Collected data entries
# antoinedesbois/Ray-Tracer-Rust

Hardware: AMD Instinct MI355X
Metric: Mrays/sec + frame ms, big_bunny.obj @ 1920x1080 (higher is better)
Workload: dtype f32

## Files before the change

### ray-tracer-rust_amd/csrc/rtx_api.cpp

```cpp
#include <hip/hip_runtime.h>

#include <algorithm>
#include <chrono>
#include <cmath>
#include <cstddef>
#include <cstdio>
#include <cstdlib>
#include <cstring>
#include <initializer_list>
#include <map>
#include <memory>
#include <mutex>
#include <new>
#include <vector>

#include "../../include/rtx.h"
#include "rtx_aim.h"
#include "rtx_device.h"
#include "rtx_light.h"
#include "rtx_query.h"
#include "rtx_shade.h"
#include "rtx_view.h"
#include "scene_prep.h"

// ... 67 lines not shown
    template <class T>
    T *as() const { return static_cast<T *>(static_cast<void *>(mem_)); }
private:
    Owned<void *, Free> mem_;
    size_t cap_ = 0;
};
using DeviceBuffer = GrowOnly<alloc_device, hipFree>;
using PinnedBuffer = GrowOnly<alloc_pinned, hipHostFree>;

struct Sized { DeviceBuffer &buffer; size_t bytes; };
int reserve_all(std::initializer_list<Sized> list)
{
    for (const Sized &s : list) {
        const int rc = s.buffer.reserve(s.bytes);
        if (rc != RTX_OK) return rc;
    }
    return RTX_OK;
}

class DeviceState {
public:
    explicit DeviceState(int dev) : device(dev) {}
    const int device;
    bool uploaded = false;
    size_t last_tiles = 0;
    unsigned long long launches = 0;
    Stream stream;
    Event ev0, ev1;
    Event ring[RTX_TIMING_RING][3];
    Event q_sorted;
    DeviceBuffer nodes, primary_nodes, ref_nodes, tris, shade, samples, lights, light_tour, thr, planes, light_boxes;
    DeviceBuffer d_out, d_counters;
    DeviceBuffer d_redo;
    PinnedBuffer h_stage;
    struct { DeviceBuffer hits, pix_slot, tiles, chunks, results, acc, ctr, buckets, cut; } ws;
    DeviceBuffer q_first, q_second, q_out;
    struct { DeviceBuffer keys, keys_sorted, index, index_sorted, temp; } q_sort;
    struct {
        DeviceBuffer nodes, links;
        float eye[3] = {0.0f, 0.0f, 0.0f};
        hipStream_t on = nullptr;
        bool valid = false;
    } aimed;
    struct {
        DeviceBuffer points;
        Event used;
    } lit;
private:
    ~DeviceState() = default;
    friend struct ReleaseOnDevice;
};

struct ReleaseOnDevice {
    void operator()(DeviceState *st) const
    {
        DeviceGuard g(st->device);
        if (g.status() != hipSuccess) return;
        if (st->stream) (void)hipStreamSynchronize(st->stream);
        delete st;
    }
};

struct DeviceSlot {
    std::mutex mu;
    std::unique_ptr<DeviceState, ReleaseOnDevice> st;
};
// ... 190 lines not shown
uint32_t tiles_rows(uint32_t height, uint32_t first_tile, uint32_t tile_stride, uint32_t tile_rows)
{
    if (!tile_rows || !tile_stride) return 0;
    uint64_t rows = 0;
    for (uint64_t t = first_tile; t * tile_rows < height; t += tile_stride) {
        const uint64_t r0 = t * tile_rows;
        rows += (height - r0 < tile_rows) ? (height - r0) : tile_rows;
    }
    return static_cast<uint32_t>(rows);
}

void fill_stats(RtxStats *s, uint64_t primary_rays, uint32_t shadow_rays_per_hit, const unsigned long long *c,
                double kernel_ms, double total_ms)
{
    std::memset(s, 0, sizeof *s);
    s->primary_rays = primary_rays;
    s->primary_hits = c[0];
    s->shadow_rays = c[0] * shadow_rays_per_hit;
    s->rays = s->primary_rays + s->shadow_rays;
    s->box_tests = c[1];
    s->tri_tests = c[2];
    s->wave_node_visits = c[3];
    s->wave_tri_visits = c[4];
    s->redo_tiles = c[5];
    s->kernel_ms = kernel_ms;
    s->total_ms = total_ms;
}
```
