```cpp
template <class W, class C>
struct SlotEngine {
    __device__ __forceinline__ W& self() { return *static_cast<W*>(this); }

    __host__ __device__ static constexpr int elem_slot(int E) { return E * W::SPAN / W::NE; }
    __host__ __device__ static constexpr int load_slot(int n) { return 1 + 2 * n; }
    __host__ __device__ static constexpr int wstep() { return 2 * W::NW <= W::SB / 2 + 1 ? 2 : 1; }
    template <int SLOT, bool F16W = false, int N = 0, class St>
    __device__ __forceinline__ void load_in_slot(St& st, int t_load) {
        if constexpr (N < W::NL) {
            if constexpr (load_slot(N) == SLOT) st.template load<N, F16W>(t_load);
            load_in_slot<SLOT, F16W, N + 1>(st, t_load);
        }
    }
    template <int J, bool F16W = false, class St>
    __device__ __forceinline__ void write_in_slot(St& st, lds_ptr wr_slot) {
        constexpr int H = W::SB / 2, WSTEP = wstep();
        static_assert(2 * W::NL <= W::SA && WSTEP * (W::NW - 1) < W::SB - H, "staging does not fit the slot plan");
        if constexpr (J >= H && (J - H) % WSTEP == 0 && (J - H) / WSTEP < W::NW) st.template write<(J - H) / WSTEP, F16W>(wr_slot);
    }
    template <int SLOT, bool F16W = false, int E = 0, class Sc>
    __device__ __forceinline__ void exp_slot(const Sc& cur, float c) {
        if constexpr (E < W::NE) {
            if constexpr (elem_slot(E) == SLOT) self().template exp_elem<E, F16W>(cur, c);
            exp_slot<SLOT, F16W, E + 1>(cur, c);
        }
    }

    __device__ __forceinline__ void load_q(const char* Qh, int64_t qS_bytes, int row0, int S, int lane, int row_bytes = C::D * C::ESZ) {
        W& w = self();
        constexpr int FSTRIDE = (64 / W::RG) * 16;
#pragma unroll
        for (int g = 0; g < W::GROUPS; ++g) {
            int row = row0 + W::RG * g + (lane & (W::RG - 1));
            row = row < S ? row : S - 1;
            const char* src = Qh + row * qS_bytes + (lane >> W::LOG_RG) * 16;
#pragma unroll
            for (int u = 0; u < W::FPG; ++u) {
                if constexpr (C::PAD) {
                    w.qf[g][u] = u32x4{0u, 0u, 0u, 0u};
                    if (u * FSTRIDE + (lane >> W::LOG_RG) * 16 < row_bytes) w.qf[g][u] = load_global_b128<C::Q_CACHE>(src + u * FSTRIDE);
                } else {
                    w.qf[g][u] = load_global_b128<C::Q_CACHE>(src + u * FSTRIDE);
                }
            }
        }
    }
    static constexpr int QCH = (C::D * C::ESZ) / 16, QRPI = 64 / QCH;
    __device__ __forceinline__ void load_q_rows(const char* Qh, int64_t qS_bytes, int row0, int S, int lane) {
        static_assert(32 / QRPI == W::GROUPS * W::FPG, "coalesced Q: as many loads as fragments");
#pragma unroll
        for (int i = 0; i < W::GROUPS * W::FPG; ++i) {
            int row = row0 + i * QRPI + lane / QCH;
            row = row < S ? row : S - 1;
            self().qf[i / W::FPG][i % W::FPG] = load_global_b128<C::Q_CACHE>(Qh + row * qS_bytes + (lane % QCH) * 16);
        }
    }
    __device__ __forceinline__ void q_rows_to_fragments(lds_ptr region, int lane) {
        W& w = self();
        constexpr int ROWB = C::D * C::ESZ;
#pragma unroll
        for (int i = 0; i < W::GROUPS * W::FPG; ++i) {
            const int q = i * QRPI + lane / QCH, c = lane % QCH;
            lds_write_b128(region, q * ROWB + (((c ^ q) & (QCH - 1)) << 4), w.qf[i / W::FPG][i % W::FPG]);
        }
        asm volatile("s_waitcnt lgkmcnt(0)" ::: "memory");
#pragma unroll
        for (int g = 0; g < W::GROUPS; ++g)
#pragma unroll
            for (int u = 0; u < W::FPG; ++u) {
                const int q = W::RG * g + (lane & (W::RG - 1)), c = (64 / W::RG) * u + (lane >> W::LOG_RG);
                w.qf[g][u] = __builtin_bit_cast(u32x4, lds_read_b128(region, q * ROWB + (((c ^ q) & (QCH - 1)) << 4)));
            }
    }
    __device__ __forceinline__ void pin_q() {
#pragma unroll
        for (int g = 0; g < W::GROUPS; ++g)
#pragma unroll
            for (int u = 0; u < W::FPG; ++u) asm volatile("" : "+v"(self().qf[g][u]));
    }

    template <class Sc>
    __device__ __forceinline__ void first_max(const Sc& n, float c) {
        W& w = self();
#pragma unroll
        for (int g = 0; g < W::GROUPS; ++g) w.m[g] = fmaxf(w.m[g], W::max_over_row(w.row_max(n, g)) * c);
    }
    __device__ __forceinline__ void decide(float c) {
        W& w = self();
        bool any = false;
#pragma unroll
        for (int g = 0; g < W::GROUPS; ++g) {
            const float mx = W::max_over_row(fmaxf(w.mx_a[g], w.mx_b[g])) * c;
            any = any || (mx > w.m[g] + (float)C::THR);
            w.mx_a[g] = mx;
        }
        w.need = __any(any);
    }

    template <bool TRACK, bool F16W = false, class St, class Sc>
    __device__ __forceinline__ void tile_step(St& st, int t_load, lds_ptr wr_slot, lds_ptr k_next, lds_ptr v_cur, int kbase, int vbase, float c,
                                              const Sc& cur, Sc& nxt, bool has_next, bool mask_next, int kv0_next, int q_row0, int S, int lane) {
        W& w = self();
        w.begin_tile(st, wr_slot, nxt);
#pragma unroll
        for (int i = 0; i < W::NPRE; ++i) w.kf[i] = w.k_read(k_next, kbase, i);
        if constexpr (C::PRIO_A) __builtin_amdgcn_s_setprio(1);
        __builtin_amdgcn_sched_barrier(0);
        w.template slots_a<0, F16W>(st, t_load, k_next, v_cur, kbase, vbase, c, cur, nxt);
        if constexpr (C::PRIO_A) {
            __builtin_amdgcn_s_setprio(0);
            __builtin_amdgcn_sched_barrier(0);
        }
        if constexpr (C::STAMP) w.t_mid = cycle_stamp();
        w.template slots_b<TRACK, 0, F16W>(st, wr_slot, v_cur, vbase, c, cur, nxt);
        if constexpr (C::STAMP) w.t_end = cycle_stamp();
        w.end_sums();
        if (has_next && mask_next) {
            w.mask(nxt, kv0_next, q_row0, S, lane);
            if constexpr (TRACK) {
#pragma unroll
                for (int g = 0; g < W::GROUPS; ++g) { w.mx_a[g] = w.row_max(nxt, g); w.mx_b[g] = w.mx_a[g]; }
                decide(c);
            }
        }
        if constexpr (TRACK) {
            if (has_next && w.need) {
#pragma unroll
                for (int g = 0; g < W::GROUPS; ++g) {
                    const float mn = fmaxf(w.m[g], w.mx_a[g]);
                    const float alpha = fast_exp2(w.m[g] - mn);
                    w.m[g] = mn;
                    w.rescale(g, alpha);
                }
            }
        }
    }

    __device__ __forceinline__ void store_lse(float* lse_head, float l_tot, int g, int row0, int S, int lane) {
        const int qi = row0 + W::RG * g + (lane & (W::RG - 1));
        if (lse_head && lane < W::RG && qi < S) lse_head[qi] = (self().m[g] + __builtin_amdgcn_logf(l_tot)) * 0.6931471805599453f;
    }
};

}
```

Measured before the change: 1078.

## Add specialized last-tile tail step for causal mixed kernels with half-tile skip

Adds a dedicated tail_step for the last KV tile of each query block. It skips the next-tile QK and row-max tracking and front-loads the V fragment, load and exp work into a lead-in. With TAIL_HALF it also skips the upper half of the PV MFMAs when the diagonal tile is half masked. The default only enables this for causal kernels using the mix option with m16=0, so the fwd bf16 path in this metric may not use it. It adds code size and a branch on the half condition.

```diff
diff --git a/flash-attention-cuda-c_amd/csrc/computers.hip.h b/flash-attention-cuda-c_amd/csrc/computers.hip.h
--- a/flash-attention-cuda-c_amd/csrc/computers.hip.h
+++ b/flash-attention-cuda-c_amd/csrc/computers.hip.h
@@ -212,6 +212,45 @@
         }
     }
 
+    __host__ __device__ static constexpr int tail_elem_slot(int E) { return (E / 8 - 1) * DB + (E % 8) * DB / 8; }
+    template <int E, bool F16W = false>
+    __device__ __forceinline__ void tail_pre(Stage& st, int t_load, lds_ptr v_cur, int vbase, float c, const Scores<R>& cur) {
+        static_assert(R == 1 && NL <= 8 && VPRE <= DB, "tail step: one row group, the lead-in carries every piece");
+        if constexpr (E < 8) {
+            if constexpr (E < VPRE) vf[E % (VPRE + 1)] = v_frag(v_cur, vbase, E / DB, E % DB);
+            if constexpr (E < NL) st.template load<E, F16W>(t_load);
+            this->template exp_elem<E, F16W>(cur, c);
+            tail_pre<E + 1, F16W>(st, t_load, v_cur, vbase, c, cur);
+        }
+    }
+    template <int J, int ST, int E = 8, bool F16W = false>
+    __device__ __forceinline__ void tail_exp(const Scores<R>& cur, float c) {
+        if constexpr (E < 8 * (ST / DB)) {
+            if constexpr (tail_elem_slot(E) == J) this->template exp_elem<E, F16W>(cur, c);
+            tail_exp<J, ST, E + 1, F16W>(cur, c);
+        }
+    }
+    template <int J, int J1, int ST, bool F16W = false>
+    __device__ __forceinline__ void slots_t(lds_ptr v_cur, int vbase, float c, const Scores<R>& cur) {
+        if constexpr (J < J1) {
+            constexpr int s4 = J / DB, db = J % DB;
+            if constexpr (F16W) o[0][db] = mfma_32x32x16(__builtin_bit_cast(f16x8, vf[J % (VPRE + 1)]), __builtin_bit_cast(f16x8, p_frag(0, s4)), o[0][db]);
+            else o[0][db] = mfma_32x32x16(vf[J % (VPRE + 1)], p_frag(0, s4), o[0][db]);
+            if constexpr (J + VPRE < ST) {
+                constexpr int vn = J + VPRE;
+                vf[vn % (VPRE + 1)] = v_frag(v_cur, vbase, vn / DB, vn % DB);
+            }
+            tail_exp<J, ST, 8, F16W>(cur, c);
+            __builtin_amdgcn_sched_barrier(0);
+            slots_t<J + 1, J1, ST, F16W>(v_cur, vbase, c, cur);
+        }
+    }
+    __device__ __forceinline__ void begin_tail(Stage& st, lds_ptr wr_slot) {
+        st.set_dst(wr_slot);
+#pragma unroll
+        for (int r = 0; r < R; ++r) sum_a[r] = sum_b[r] = 0.f;
+    }
+
     __device__ __forceinline__ void begin_tile(Stage& st, lds_ptr wr_slot, Scores<R>& nxt) {
         st.set_dst(wr_slot);
 #pragma unroll
diff --git a/flash-attention-cuda-c_amd/csrc/kernel_bf16.hip.h b/flash-attention-cuda-c_amd/csrc/kernel_bf16.hip.h
--- a/flash-attention-cuda-c_amd/csrc/kernel_bf16.hip.h
+++ b/flash-attention-cuda-c_amd/csrc/kernel_bf16.hip.h
@@ -17,6 +17,8 @@
     bool mix = false;
     int kv_clamp = -1;
     int q_nt = -1;
+    int tail = -1;
+    int tail_half = -1;
 };
 
 template <int D_, bool CAUSAL_, typename OutT_, int ESZ_ = 2, Opt O = Opt{}>
@@ -30,6 +32,8 @@
     static constexpr int O_CACHE = CAUSAL_ ? 2 : 0;
     static constexpr int Q_CACHE = (O.q_nt < 0 ? CAUSAL_ : O.q_nt != 0) ? 2 : 0;
     static constexpr bool KV_CLAMP = CAUSAL_ && O.kv_clamp != 0;
+    static constexpr bool TAIL = ESZ_ == 2 && O.m16 == 0 && (O.tail < 0 ? CAUSAL_ && O.mix : O.tail != 0);
+    static constexpr bool TAIL_HALF = TAIL && CAUSAL_ && O.tail_half != 0;
     static constexpr bool COALESCED_Q = D_ == 128 && !O.pad;
     static constexpr bool MXQK = ESZ_ == 1;
     static constexpr bool M16 = (O.m16 < 0 ? true : O.m16 != 0) && ESZ_ == 2;
@@ -120,10 +124,13 @@
     if constexpr (C::STAMP) { tp2 = cycle_stamp(); acc[8] += tp1 - tp0; acc[9] += tp2 - tp1; }
 
     int so_cur = 0, so_nxt = SLOT, so_wr = AHEAD * SLOT;
-    auto step = [&](int t, int kind, typename WC::ScoresT& cur, typename WC::ScoresT& nxt) {
+    auto step = [&]<bool TAIL_SITE = false>(int t, int kind, typename WC::ScoresT& cur, typename WC::ScoresT& nxt) {
         unsigned long long t0 = 0, t4 = 0, t6 = 0;
         if constexpr (C::STAMP) t0 = cycle_stamp();
-        if (kind != 2) {
+        if constexpr (TAIL_SITE) {
+            const bool half = C::TAIL_HALF && (q_row0 & 63) == 0 && t * KVBLK + 32 > q_row0 + 31;
+            w.template tail_step<F16W>(st, t + AHEAD, smem + so_wr, smem + so_cur + KT, vbase, c, cur, half);
+        } else if (kind != 2) {
             const bool has_next = kind == 0;
             w.template tile_step<TRACK, F16W>(st, t + AHEAD, smem + so_wr, smem + so_nxt, smem + so_cur + KT, kbase, vbase, c, cur, nxt,
                                               has_next, has_next && needs_mask(t + 1), (t + 1) * KVBLK, q_row0, S, lane);
@@ -145,9 +152,26 @@
         so_wr = tmp;
     };
     auto kind_of = [&](int t) { return t + 1 < my_tiles ? 0 : (t < my_tiles ? 1 : 2); };
-    for (int t = 0; t < n_tiles; t += 2) {
-        step(t, kind_of(t), sA, sB);
-        if (t + 1 < n_tiles) step(t + 1, kind_of(t + 1), sB, sA);
+    if constexpr (C::TAIL && !TRACK) {
+        const int last = my_tiles - 1;
+        for (int t = 0; t < last; t += 2) {
+            step(t, 0, sA, sB);
+            if (t + 1 < last) step(t + 1, 0, sB, sA);
+        }
+        if (last >= 0) {
+            if (last & 1) sA = sB;
+            step.template operator()<true>(last, 1, sA, sB);
+        }
+        for (int t = my_tiles; t < n_tiles; ++t) {
+            int ts = t;
+            asm volatile("" : "+s"(ts));
+            step(ts, 2, sA, sB);
+        }
+    } else {
+        for (int t = 0; t < n_tiles; t += 2) {
+            step(t, kind_of(t), sA, sB);
+            if (t + 1 < n_tiles) step(t + 1, kind_of(t + 1), sB, sA);
+        }
     }
     if constexpr (TRACK && !F16W) return false;
     else {
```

* _Work request_
Identify the lines above that contain the word "change", then copy them.

* _Answer space_
## Files before the change
Measured before the change: 1078.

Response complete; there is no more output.